Task brief:
Find the string "wsum" in the data, and copy out each line that has it.

··· Material for this exercise

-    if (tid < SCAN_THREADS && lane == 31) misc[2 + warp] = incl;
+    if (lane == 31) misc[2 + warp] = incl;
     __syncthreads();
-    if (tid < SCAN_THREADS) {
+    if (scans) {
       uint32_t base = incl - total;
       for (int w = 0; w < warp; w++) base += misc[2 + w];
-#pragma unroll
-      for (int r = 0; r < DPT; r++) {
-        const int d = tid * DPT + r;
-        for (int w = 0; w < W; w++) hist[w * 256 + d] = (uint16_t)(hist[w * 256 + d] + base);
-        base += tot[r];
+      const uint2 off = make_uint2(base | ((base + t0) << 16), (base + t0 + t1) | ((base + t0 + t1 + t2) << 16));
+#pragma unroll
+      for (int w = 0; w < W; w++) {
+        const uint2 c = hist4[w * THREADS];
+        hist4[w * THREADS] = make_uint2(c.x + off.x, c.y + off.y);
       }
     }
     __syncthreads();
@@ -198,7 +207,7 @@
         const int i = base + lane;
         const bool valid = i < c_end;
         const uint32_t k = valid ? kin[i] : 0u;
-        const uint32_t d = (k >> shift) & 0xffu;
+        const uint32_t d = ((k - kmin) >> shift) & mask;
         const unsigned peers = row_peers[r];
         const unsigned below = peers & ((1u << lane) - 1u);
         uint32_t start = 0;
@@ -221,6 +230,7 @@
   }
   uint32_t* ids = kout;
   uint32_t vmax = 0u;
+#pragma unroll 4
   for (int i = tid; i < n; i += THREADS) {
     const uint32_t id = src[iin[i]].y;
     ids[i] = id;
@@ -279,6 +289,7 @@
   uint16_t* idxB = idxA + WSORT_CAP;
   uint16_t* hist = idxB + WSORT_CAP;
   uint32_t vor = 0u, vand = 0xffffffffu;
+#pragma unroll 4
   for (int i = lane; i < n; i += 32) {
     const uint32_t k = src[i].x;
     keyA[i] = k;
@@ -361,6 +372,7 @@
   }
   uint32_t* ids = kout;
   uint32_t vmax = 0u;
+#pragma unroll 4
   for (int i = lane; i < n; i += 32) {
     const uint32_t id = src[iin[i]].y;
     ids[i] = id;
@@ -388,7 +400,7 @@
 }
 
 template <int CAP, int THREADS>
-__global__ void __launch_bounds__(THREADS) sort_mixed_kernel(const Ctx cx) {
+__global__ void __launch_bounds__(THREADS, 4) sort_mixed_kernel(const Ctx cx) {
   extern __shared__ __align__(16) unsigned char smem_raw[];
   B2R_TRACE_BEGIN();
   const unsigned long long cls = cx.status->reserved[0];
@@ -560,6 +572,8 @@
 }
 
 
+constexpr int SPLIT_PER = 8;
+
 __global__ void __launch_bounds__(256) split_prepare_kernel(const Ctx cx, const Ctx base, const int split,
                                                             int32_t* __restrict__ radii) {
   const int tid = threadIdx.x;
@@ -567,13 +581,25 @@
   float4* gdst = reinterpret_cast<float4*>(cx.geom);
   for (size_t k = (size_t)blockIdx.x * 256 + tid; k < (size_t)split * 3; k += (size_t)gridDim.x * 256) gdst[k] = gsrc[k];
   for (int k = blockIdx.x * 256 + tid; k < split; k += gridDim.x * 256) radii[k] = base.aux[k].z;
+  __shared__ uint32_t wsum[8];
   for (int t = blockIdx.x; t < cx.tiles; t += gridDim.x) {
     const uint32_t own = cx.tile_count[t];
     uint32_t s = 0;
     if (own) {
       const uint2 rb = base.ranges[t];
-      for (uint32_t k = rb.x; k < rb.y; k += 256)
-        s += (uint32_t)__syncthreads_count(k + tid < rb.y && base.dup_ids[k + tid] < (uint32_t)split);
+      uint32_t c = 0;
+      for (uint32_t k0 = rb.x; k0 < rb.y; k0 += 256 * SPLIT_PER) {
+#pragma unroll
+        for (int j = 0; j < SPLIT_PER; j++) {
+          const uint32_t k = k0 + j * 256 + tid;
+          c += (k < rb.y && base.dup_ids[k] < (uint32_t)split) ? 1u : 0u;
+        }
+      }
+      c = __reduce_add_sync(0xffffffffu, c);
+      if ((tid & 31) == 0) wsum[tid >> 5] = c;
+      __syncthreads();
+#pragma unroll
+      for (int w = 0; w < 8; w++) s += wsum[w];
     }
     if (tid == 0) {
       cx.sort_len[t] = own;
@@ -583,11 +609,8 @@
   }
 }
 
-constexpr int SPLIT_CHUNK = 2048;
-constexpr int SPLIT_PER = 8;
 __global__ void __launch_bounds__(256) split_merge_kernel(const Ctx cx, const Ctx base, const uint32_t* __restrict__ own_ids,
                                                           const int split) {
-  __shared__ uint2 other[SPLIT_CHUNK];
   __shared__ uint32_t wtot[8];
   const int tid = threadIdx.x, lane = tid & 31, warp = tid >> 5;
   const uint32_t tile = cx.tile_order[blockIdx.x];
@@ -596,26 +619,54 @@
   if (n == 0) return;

······
··· Material for this exercise

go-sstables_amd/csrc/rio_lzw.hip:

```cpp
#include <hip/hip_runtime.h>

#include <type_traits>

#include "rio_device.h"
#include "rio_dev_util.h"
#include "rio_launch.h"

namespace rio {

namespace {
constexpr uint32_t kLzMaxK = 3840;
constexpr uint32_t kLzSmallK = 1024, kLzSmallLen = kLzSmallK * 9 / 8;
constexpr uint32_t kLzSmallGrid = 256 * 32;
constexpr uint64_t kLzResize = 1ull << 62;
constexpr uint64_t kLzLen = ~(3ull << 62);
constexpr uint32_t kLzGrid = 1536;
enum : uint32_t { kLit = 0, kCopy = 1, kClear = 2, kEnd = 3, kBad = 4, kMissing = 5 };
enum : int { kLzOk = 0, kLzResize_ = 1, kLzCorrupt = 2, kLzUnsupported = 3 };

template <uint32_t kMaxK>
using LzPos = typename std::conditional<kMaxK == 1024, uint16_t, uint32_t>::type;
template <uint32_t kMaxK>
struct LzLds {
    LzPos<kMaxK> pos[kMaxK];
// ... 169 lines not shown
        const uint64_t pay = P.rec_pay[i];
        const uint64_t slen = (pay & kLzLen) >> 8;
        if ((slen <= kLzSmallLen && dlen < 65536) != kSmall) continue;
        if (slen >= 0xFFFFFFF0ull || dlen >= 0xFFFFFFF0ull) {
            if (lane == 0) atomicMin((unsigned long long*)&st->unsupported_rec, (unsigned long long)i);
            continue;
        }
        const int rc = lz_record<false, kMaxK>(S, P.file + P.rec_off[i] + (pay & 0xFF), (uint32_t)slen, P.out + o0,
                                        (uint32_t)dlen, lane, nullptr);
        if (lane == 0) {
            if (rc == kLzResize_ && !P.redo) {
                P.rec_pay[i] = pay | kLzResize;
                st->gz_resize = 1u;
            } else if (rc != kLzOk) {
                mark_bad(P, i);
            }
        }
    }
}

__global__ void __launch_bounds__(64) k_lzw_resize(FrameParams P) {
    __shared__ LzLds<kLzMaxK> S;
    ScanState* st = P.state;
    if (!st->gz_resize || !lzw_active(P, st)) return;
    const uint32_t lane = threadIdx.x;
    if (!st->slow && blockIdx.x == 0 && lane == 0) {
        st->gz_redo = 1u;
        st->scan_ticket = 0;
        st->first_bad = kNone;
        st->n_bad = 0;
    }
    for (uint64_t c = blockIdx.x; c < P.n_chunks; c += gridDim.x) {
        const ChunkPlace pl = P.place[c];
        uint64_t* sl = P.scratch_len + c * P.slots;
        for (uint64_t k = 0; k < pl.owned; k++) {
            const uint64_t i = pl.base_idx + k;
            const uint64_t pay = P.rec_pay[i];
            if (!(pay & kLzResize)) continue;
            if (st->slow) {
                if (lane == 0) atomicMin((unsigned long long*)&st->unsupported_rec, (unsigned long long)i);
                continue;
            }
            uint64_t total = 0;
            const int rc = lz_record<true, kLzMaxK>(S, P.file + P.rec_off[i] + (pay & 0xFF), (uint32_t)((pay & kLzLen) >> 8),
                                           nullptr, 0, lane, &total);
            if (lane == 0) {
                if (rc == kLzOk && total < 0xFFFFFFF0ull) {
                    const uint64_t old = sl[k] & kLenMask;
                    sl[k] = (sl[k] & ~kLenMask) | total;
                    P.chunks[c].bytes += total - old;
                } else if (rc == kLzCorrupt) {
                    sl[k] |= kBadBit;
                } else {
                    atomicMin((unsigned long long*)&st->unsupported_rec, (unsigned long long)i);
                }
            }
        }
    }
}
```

······

Result:
+  __shared__ uint32_t wsum[8];
+      if ((tid & 31) == 0) wsum[tid >> 5] = c;
+      for (int w = 0; w < 8; w++) s += wsum[w];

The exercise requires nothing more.